Over the last few days, Banerjee has once again effortlessly brought the story back to herself by removing the TMC stool from under the UPA government’s shrinking posterior. The day after the announcement we were told something unusual had happened during the three-hour-long meeting of the top layer of the TMC: Mamata Banerjee had apparently listened quietly to everybody’s views before imparting her own. While this may or may not be the beginning of a new phase of collective decision-making within the Trinamool, there was only one unsurprising protagonist during the press conference that followed, and that was Banerjee.

One of her sharpest barbs during the press conference was that the Congress was bringing in unacceptable ‘reforms’ to create a distraction from ‘Coalgate’. While this might be completely accurate, the equal and attendant accusation also holds water: that Banerjee has played her ‘masterstroke’ to deflect attention from a year and a half’s worth of failure, that her gamble has been made just before the last remnants of the TMC’s honeymoon period disappear down the chute of ineptitude. The counter suggestion to this is that La Didi has just made her first move towards a future prime ministership.
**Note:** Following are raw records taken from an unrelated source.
__device__ __forceinline__ uint32_t orderable(float f) {
    if (f != f) return 0xffffffffu;
    const uint32_t u = __float_as_uint(f + 0.0f);
    return (u & 0x80000000u) ? ~u : (u | 0x80000000u);
}
__device__ __forceinline__ float from_orderable(uint32_t o) {
    if (o == 0u) return -INFINITY;
    return __uint_as_float((o & 0x80000000u) ? (o & 0x7fffffffu) : ~o);
}

struct SplitArgs {
    const int32_t *rows;
    int64_t n;
    float *norms;
    uint4 *out_hi, *out_lo;
    int64_t n_pad;
    float *rest, *tile_rest;
    float *rest2, *tile_rest2;
};

#ifndef VTM_PREP_PIECES
#define VTM_PREP_PIECES 10
#endif
constexpr int PREP_PIECES = VTM_PREP_PIECES;
constexpr int PREP_STRIDE = PREP_PIECES * 16 + 16;

template <typename T>
__global__ __launch_bounds__(64 * PREP_WAVES) void prep_operand(const T *__restrict__ x0, int64_t P0,
                                                    const T *__restrict__ x1, int64_t P1, int64_t B, int64_t C,
                                                    SplitArgs A0, SplitArgs A1, int64_t C_pad,
                                                    uint32_t *__restrict__ zero, int64_t zero_words,
                                                    unsigned long long *__restrict__ best, int64_t nbest, int64_t cut,
                                                    int64_t cut2) {
    static_assert(sizeof(T) == 2 || sizeof(T) == 4, "element size");
    static_assert(PREP_WAVES % 2 == 0, "a 128-row tile is two waves of one workgroup");
    __shared__ float wave_rest[PREP_WAVES], wave_rest2[PREP_WAVES];
    constexpr int EPP = 16 / (int)sizeof(T);
    __shared__ __attribute__((aligned(16))) char slab[PREP_WAVES][64 * PREP_STRIDE];
    const int64_t G = C_pad / 8;
    const int64_t gid = (int64_t)blockIdx.x * blockDim.x + threadIdx.x, gsz = (int64_t)gridDim.x * blockDim.x;
    for (int64_t w = gid; w < zero_words; w += gsz) zero[w] = 0u;
    for (int64_t w = gid; w < nbest; w += gsz) best[w] = 0ull;
    const int lane = threadIdx.x & 63, wave = threadIdx.x >> 6;
    char *my = slab[wave];

    int64_t idx = gid;
    const bool second = idx >= B * A0.n_pad;
    if (second) idx -= B * A0.n_pad;
    const SplitArgs &A = second ? A1 : A0;
    const int64_t n = A.n, n_pad = A.n_pad;
    const bool in_range = idx < B * n_pad;
    const int64_t i = in_range ? idx % n_pad : 0, b = in_range ? idx / n_pad : 0;
    const bool real = in_range && i < n;
    const T *src = real ? pool_row(x0, P0, x1, P1, b, A.rows[b * n + i], C) : x0;

    const int pieces = (int)(C * sizeof(T) / 16);
    const int nchunks = (pieces + PREP_PIECES - 1) / PREP_PIECES;
    uint4 stage[PREP_PIECES];
    auto issue = [&](int chunk) {
#pragma unroll
        for (int t = 0; t < PREP_PIECES; ++t) {
            const int q = lane + 64 * t, r = q / PREP_PIECES, col = q % PREP_PIECES;
            const T *rp = reinterpret_cast<const T *>(__shfl((unsigned long long)reinterpret_cast<uintptr_t>(src), r, 64));
            const int piece = chunk * PREP_PIECES + col;
            stage[t] = piece < pieces ? *reinterpret_cast<const uint4 *>(rp + (int64_t)piece * EPP) : make_uint4(0, 0, 0, 0);
        }
    };
    auto to_lds = [&]() {
#pragma unroll
        for (int t = 0; t < PREP_PIECES; ++t) {
            const int q = lane + 64 * t, r = q / PREP_PIECES, col = q % PREP_PIECES;
            *reinterpret_cast<uint4 *>(my + r * PREP_STRIDE + col * 16) = stage[t];
        }
    };
    auto my_piece = [&](int col, float (&f)[EPP]) {
        const uint4 v = *reinterpret_cast<const uint4 *>(my + lane * PREP_STRIDE + col * 16);
        const T *e = reinterpret_cast<const T *>(&v);
#pragma unroll
        for (int k = 0; k < EPP; ++k) f[k] = to_f32(e[k]);
    };

    float acc = 0.0f;
    issue(0);
    for (int c = 0; c < nchunks; ++c) {
        to_lds();
        if (c + 1 < nchunks) issue(c + 1);
        const int valid = min(PREP_PIECES, pieces - c * PREP_PIECES);
        for (int col = 0; col < valid; ++col) {
            float f[EPP];
            my_piece(col, f);
#pragma unroll
            for (int k = 0; k < EPP; ++k) acc = __builtin_fmaf(f[k], f[k], acc);
        }
    }
    const float nrm = __builtin_sqrtf(acc);
    if (real) A.norms[b * n + i] = nrm;

    const float rscale = SCALE * __builtin_amdgcn_rcpf(nrm);
    uint4 *__restrict__ out_hi = in_range ? A.out_hi + (b * G) * n_pad + i : nullptr;
    uint4 *__restrict__ out_lo = (in_range && A.out_lo) ? A.out_lo + (b * G) * n_pad + i : nullptr;
    constexpr int PPG = 8 / EPP;
    float rest = 0.0f, rest2 = 0.0f;
    issue(0);
    for (int c = 0; c < nchunks; ++c) {
        to_lds();
        if (c + 1 < nchunks) issue(c + 1);
        const int valid = min(PREP_PIECES, pieces - c * PREP_PIECES);
        for (int col = 0; col + PPG <= valid; col += PPG) {
            float f[8];
            if constexpr (PPG == 1) {
                my_piece(col, f);
            } else {
                float f0[EPP], f1[EPP];
                my_piece(col, f0);
                my_piece(col + 1, f1);
#pragma unroll
                for (int k = 0; k < EPP; ++k) { f[k] = f0[k]; f[EPP + k] = f1[k]; }
            }
            uint4 vh, vl;
            _Float16 *ph = reinterpret_cast<_Float16 *>(&vh), *pl = reinterpret_cast<_Float16 *>(&vl);
#pragma unroll
            for (int e = 0; e < 8; ++e) {
                const float sc = DST_LO ? (f[e] / nrm) * SCALE : f[e] * rscale;
                const _Float16 h = (_Float16)sc;
                ph[e] = h;
                pl[e] = (_Float16)(sc - (float)h);
            }
            if (!real) vh = vl = make_uint4(0, 0, 0, 0);
            const int64_t g = ((int64_t)c * PREP_PIECES + col) / PPG;
            if (g * 8 >= cut2) {
                float sq = 0.0f;
#pragma unroll
                for (int e = 0; e < 8; ++e) sq = __builtin_fmaf((float)ph[e], (float)ph[e], sq);
                rest2 += sq;
                if (g * 8 >= cut) rest += sq;
            }
            if (in_range) {
                out_hi[g * n_pad] = vh;
                if (out_lo) out_lo[g * n_pad] = vl;
            }
        }
    }
    if (in_range)
        for (int64_t g = C / 8; g < G; ++g) {
            out_hi[g * n_pad] = make_uint4(0, 0, 0, 0);
            if (out_lo) out_lo[g * n_pad] = make_uint4(0, 0, 0, 0);
        }
    const bool bad_row = real && !(nrm >= 0x1p-100f && nrm <= 0x1p100f);
    const float rnorm = !real ? 0.0f : bad_row ? INFINITY : __builtin_sqrtf(rest) * (1.0f + 0x1p-16f);
    if (in_range && A.rest) A.rest[b * n_pad + i] = rnorm;
    float wm = rnorm;
#pragma unroll
    for (int off = 32; off > 0; off >>= 1) wm = fmaxf(wm, __shfl_xor(wm, off, 64));
    if (lane == 0) wave_rest[wave] = wm;
    const float rnorm2 = !real ? 0.0f : bad_row ? INFINITY : __builtin_sqrtf(rest2) * (1.0f + 0x1p-16f);
    if (in_range && A.rest2) A.rest2[b * n_pad + i] = rnorm2;
    float wm2 = rnorm2;
#pragma unroll
    for (int off = 32; off > 0; off >>= 1) wm2 = fmaxf(wm2, __shfl_xor(wm2, off, 64));
    if (lane == 0) wave_rest2[wave] = wm2;
    __syncthreads();
    if (in_range && A.tile_rest && (threadIdx.x & 127) == 0)
        A.tile_rest[(b * n_pad + i) / 128] = fmaxf(wave_rest[wave], wave_rest[wave + 1]);
    if (in_range && A.tile_rest2 && (threadIdx.x & 127) == 0)
        A.tile_rest2[(b * n_pad + i) / 128] = fmaxf(wave_rest2[wave], wave_rest2[wave + 1]);
}

template <bool SCOUT>
__global__ __launch_bounds__(THREADS, 2) void filter_kernel(
    const uint4 *__restrict__ ah, const uint4 *__restrict__ al, const uint4 *__restrict__ bh,
    const uint4 *__restrict__ bl, int64_t Ns, int64_t Nd, int64_t Ns_pad, int64_t Nd_pad, int64_t C_pad, int align,
    int ns_tiles, int nd_tiles, int nsplit, int tiles_per_split, int total_src_tiles, int patch_tiles,
    unsigned int *__restrict__ amax, int *__restrict__ cnt, uint2 *__restrict__ cand, int cand_rows, int *__restrict__ flags,
    const float *__restrict__ rest_a, const float *__restrict__ rest_bt, int KP, int count_blocks,
    unsigned int *__restrict__ tilemap, int map_words) {
    __shared__ __attribute__((aligned(16))) uint4 sA[2][DST_LO ? 2 : 1][8 * FBD];

    const int tid = threadIdx.x, lane = tid & 63;
    const int wave = __builtin_amdgcn_readfirstlane(tid >> 6);
    const int l31 = lane & 31, kh = lane >> 5;

    const int xcd = blockIdx.x & 7, slot = blockIdx.x >> 3;
    const int per_group = patch_tiles * nsplit;
    const int grp = (slot / per_group) * 8 + xcd;
    const int q = slot % per_group;
    const int stg = grp * patch_tiles + q % patch_tiles;
    const int split = q / patch_tiles;
    if (stg >= total_src_tiles) return;
    const int st_ = stg % ns_tiles;
    const int bi = stg / ns_tiles;
    int jt0 = split * tiles_per_split;
    int jt1 = min(jt0 + tiles_per_split, nd_tiles);
    if (jt0 >= jt1) return;
    if constexpr (!SCOUT) {
        if (tilemap != nullptr) {
            const unsigned int *row = tilemap + (int64_t)stg * map_words;
            int lo = jt1, hi = jt0;
            for (int w = jt0 >> 5; w <= (jt1 - 1) >> 5; ++w) {
                unsigned int bits = row[w];
                if (w == (jt0 >> 5)) bits &= 0xffffffffu << (jt0 & 31);
                if (w == ((jt1 - 1) >> 5) && (jt1 & 31)) bits &= 0xffffffffu >> (32 - (jt1 & 31));
                if (bits) {
                    lo = min(lo, w * 32 + __ffs(bits) - 1);
                    hi = max(hi, w * 32 + 32 - __clz(bits));
                }
            }
            lo = __builtin_amdgcn_readfirstlane(lo);
            hi = __builtin_amdgcn_readfirstlane(hi);
            if (lo >= hi) return;
            jt0 = lo;
            jt1 = hi;
        }
    }

    const int KT = SCOUT ? KP : (int)(C_pad / FBK);
    const int64_t G = C_pad / 8;
    const int steps = (jt1 - jt0) * KT;
    int n_tested = 0, n_alive = 0;
    const uint4 *srch = ah + (int64_t)bi * G * Ns_pad, *srcl = al + (int64_t)bi * G * Ns_pad;
    const uint4 *dsth = bh + (int64_t)bi * G * Nd_pad, *dstl = bl + (int64_t)bi * G * Nd_pad;
    const int64_t srow0 = (int64_t)st_ * FBS + wave * 64;

    constexpr int NB = SRC_LO ? 4 : 2;
    const uint32_t voff_b = (uint32_t)(kh * Ns_pad + srow0 + l31) * 16u;
    const int64_t bgroup = 2 * Ns_pad;
    u32x4 rb[4][2][2];
    [[maybe_unused]] auto load_b = [&](int kt, int ks, u32x4 (&dst)[2][2]) {
        const uint4 *ph = srch + (int64_t)ABL_STREAMED(kt * 4 + ks, ks) * bgroup;
        asm volatile("global_load_dwordx4 %0, %1, %2" : "=v"(dst[0][0]) : "v"(voff_b), "s"(ph));
        asm volatile("global_load_dwordx4 %0, %1, %2 offset:512" : "=v"(dst[1][0]) : "v"(voff_b), "s"(ph));
        if constexpr (SRC_LO) {
            const uint4 *pl = srcl + (int64_t)(kt * 4 + ks) * bgroup;
            asm volatile("global_load_dwordx4 %0, %1, %2" : "=v"(dst[0][1]) : "v"(voff_b), "s"(pl));
            asm volatile("global_load_dwordx4 %0, %1, %2 offset:512" : "=v"(dst[1][1]) : "v"(voff_b), "s"(pl));
        }
    };
    auto await_b = [&](auto count_tag, u32x4 (&r)[2][2]) {
        constexpr int N = decltype(count_tag)::value;
        if constexpr (SRC_LO)
            asm volatile("s_waitcnt vmcnt(%4)" : "+v"(r[0][0]), "+v"(r[1][0]), "+v"(r[0][1]), "+v"(r[1][1]) : "n"(N));
        else
            asm volatile("s_waitcnt vmcnt(%2)" : "+v"(r[0][0]), "+v"(r[1][0]) : "n"(N));
    };
    constexpr int NPIECE = DST_LO ? 8 : 4, PG = NPIECE / 2;
    const uint4 *abase[NPIECE];
    uint32_t alds[NPIECE];
#pragma unroll
    for (int t = 0; t < NPIECE; ++t) {
        const int q = wave * NPIECE + t, which = q >> 4, qq = q & 15, p = qq >> 1, half = qq & 1;
        abase[t] = (which ? dstl : dsth) + (int64_t)p * Nd_pad + half * 64;
        alds[t] = (uint32_t)reinterpret_cast<uintptr_t>((lds_void *)&sA[0][which][p * FBD + half * 64]);
    }
    const uint32_t voff_a = (uint32_t)lane * 16u;
    [[maybe_unused]] auto load_a_half = [&](int jt, int kt, int buf, int half_id) {
        const int64_t step_off = ABL_STREAMED((int64_t)kt * 8 * Nd_pad + (int64_t)jt * FBD, (int64_t)0);
#pragma unroll
        for (int t = 0; t < PG; ++t) {
            const uint4 *g = abase[half_id * PG + t] + step_off;
            const uint32_t lds_off = alds[half_id * PG + t] + (uint32_t)buf * (uint32_t)sizeof(sA[0]);
            asm volatile("s_mov_b32 m0, %0\n\ts_nop 0\n\tglobal_load_lds_dwordx4 %1, %2"
                         :
                         : "s"(lds_off), "v"(voff_a), "s"(g)
                         : "memory");
        }
    };

    f32x16 acc[4][2];

    const int64_t out_row0 = align ? 0 : (int64_t)bi * Ns;
    const uint32_t idx_base = align ? (uint32_t)((int64_t)bi * Nd) : 0u;
    constexpr float WS = WINDOW * SCALE * SCALE;
    float runmax[2], cv[2][4];
    uint32_t ci[2][4];
    float rest_l[2];
    uint32_t live = 0xffu;
    auto push = [&](int64_t srow, float v_scaled, uint32_t d) -> bool {
        const int slot = atomicAdd(&cnt[out_row0 + srow], 1);
        if (slot < CAP)
            cand[(uint32_t)slot * (uint32_t)cand_rows + (uint32_t)(out_row0 + srow)] = make_uint2(__float_as_uint(v_scaled * INV_S2), d + idx_base);
        return slot >= CAP;
    };
#pragma unroll
    for (int sb = 0; sb < 2; ++sb) {
        const int64_t srow = srow0 + sb * 32 + l31;
        runmax[sb] = srow < Ns ? from_orderable(amax[out_row0 + srow]) * (SCALE * SCALE)
                               : INFINITY;
        rest_l[sb] = rest_a ? rest_a[(int64_t)bi * Ns_pad + srow] : 0.0f;
#pragma unroll
        for (int e = 0; e < 4; ++e) {
            cv[sb][e] = -INFINITY;
            ci[sb][e] = 0;
        }
    }

    uint32_t am[2] = {0u, 0u};
// ... 670 lines not shown
#pragma unroll
            for (int g = 0; g < 4; ++g) {
                float4 af[4];
#pragma unroll
                for (int ib = 0; ib < 4; ++ib) af[ib] = *reinterpret_cast<const float4 *>(&sD[((g * 2 + kh) * XPD + ib * 32 + l31) * 4]);
                float bv[XSB][4];
#pragma unroll
                for (int sb = 0; sb < XSB; ++sb) {
                    const float4 bf = *reinterpret_cast<const float4 *>(&sS[((g * 2 + kh) * XPS + wave * (32 * XSB) + sb * 32 + l31) * 4]);
                    bv[sb][0] = bf.x; bv[sb][1] = bf.y; bv[sb][2] = bf.z; bv[sb][3] = bf.w;
                }
#pragma unroll
                for (int e = 0; e < 4; ++e) {
#pragma unroll
                    for (int ib = 0; ib < 4; ++ib) {
                        const float av = e == 0 ? af[ib].x : e == 1 ? af[ib].y : e == 2 ? af[ib].z : af[ib].w;
#pragma unroll
                        for (int sb = 0; sb < XSB; ++sb) {
                            f32x16 c = acc[ib][sb];
                            if (kt == 0 && g == 0 && e == 0) {
#pragma unroll
                                for (int r = 0; r < 16; ++r) c[r] = 0.0f;
                            }
                            acc[ib][sb] = __builtin_amdgcn_mfma_f32_32x32x2f32(av, bv[sb][e], c, 0, 0, 0);
                        }
                    }
                }
            }
            if (wrap) {
                const int dst0 = jt * XD + 4 * kh;
                const bool full = (int64_t)(jt + 1) * XD <= Nd;
#pragma unroll
                for (int sb = 0; sb < XSB; ++sb) {
                    float bv_ = bestv[sb];
                    uint32_t bi_ = besti[sb];
#pragma unroll
                    for (int ib = 0; ib < 4; ++ib) {
#pragma unroll
                        for (int r = 0; r < 16; ++r) {
                            const int d = dst0 + ib * 32 + (r & 3) + 8 * (r >> 2);
                            const float sc = acc[ib][sb][r];
                            bool upd = !(sc <= bv_) && (bv_ == bv_);
                            uint32_t od = (uint32_t)d;
                            if constexpr (ORD) {
                                od = sOrd[jt & 1][d - jt * XD];
                                upd = upd || (((sc == bv_) || (sc != sc && bv_ != bv_)) && od < bi_);
                            }
                            if (!full) upd = upd && (d < Nd);
                            bv_ = upd ? sc : bv_;
                            bi_ = upd ? od : bi_;
                        }
                    }
                    bestv[sb] = bv_;
                    besti[sb] = bi_;
                }
                ++jt;
                kt = 0;
            } else if (can_prune && kt + 1 == KX) {
                const float rb = rest_bt[bi * rest_tiles + jt] * (1.0f + 0x1p-9f) * INV_S2;
                bool dead = true;
#pragma unroll
                for (int sb = 0; sb < XSB; ++sb) {
                    float pm = -INFINITY;
#pragma unroll
                    for (int ib = 0; ib < 4; ++ib)
#pragma unroll
                        for (int r = 0; r < 16; ++r) pm = fmaxf(pm, acc[ib][sb][r]);
                    dead = dead && (pm + rest_l[sb] * rb + 1e-4f < fmaxf(bestv[sb], floor_[sb]));
                }
                if (__syncthreads_and(dead)) {
                    ++jt;
                    kt = 0;
                    if (jt < jt1) {
                        dst_rows(jt);
                        fetch(0);
                    }
                } else {
                    ++kt;
                }
            } else {
                ++kt;
            }
        }
#pragma unroll
        for (int sb = 0; sb < XSB; ++sb) {
            const int64_t i = listed(wave * (32 * XSB) + sb * 32 + l31);
            if (i >= 0 && besti[sb] != 0xffffffffu) {
                const uint32_t col = besti[sb] + (align ? (uint32_t)(bi * Nd) : 0u);
                const int64_t orow = align ? (ORD ? (int64_t)src_order[i] : i) : l * Ns + (ORD ? (int64_t)src_order[l * Ns + i] : i);
                atomicMax(&best[orow], ((unsigned long long)orderable(bestv[sb]) << 32) | (uint32_t)(~col));
            }
        }
        item = next_item();
    }
}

While this may also be not far from the truth, Banerjee’s record suggests she should exercise some uncharacteristic caution.

On the TMC website last week, there was a ‘quote of the day’ from Tagore: “You can’t cross the sea merely by standing and staring at the water. Don’t let yourself indulge in vain wishes.” Looking at Banerjee and her ministers one can’t help but think of them all standing on a sea jetty, all the ministers looking at her nervously as she stares, paralysed by the frightening expanse before her.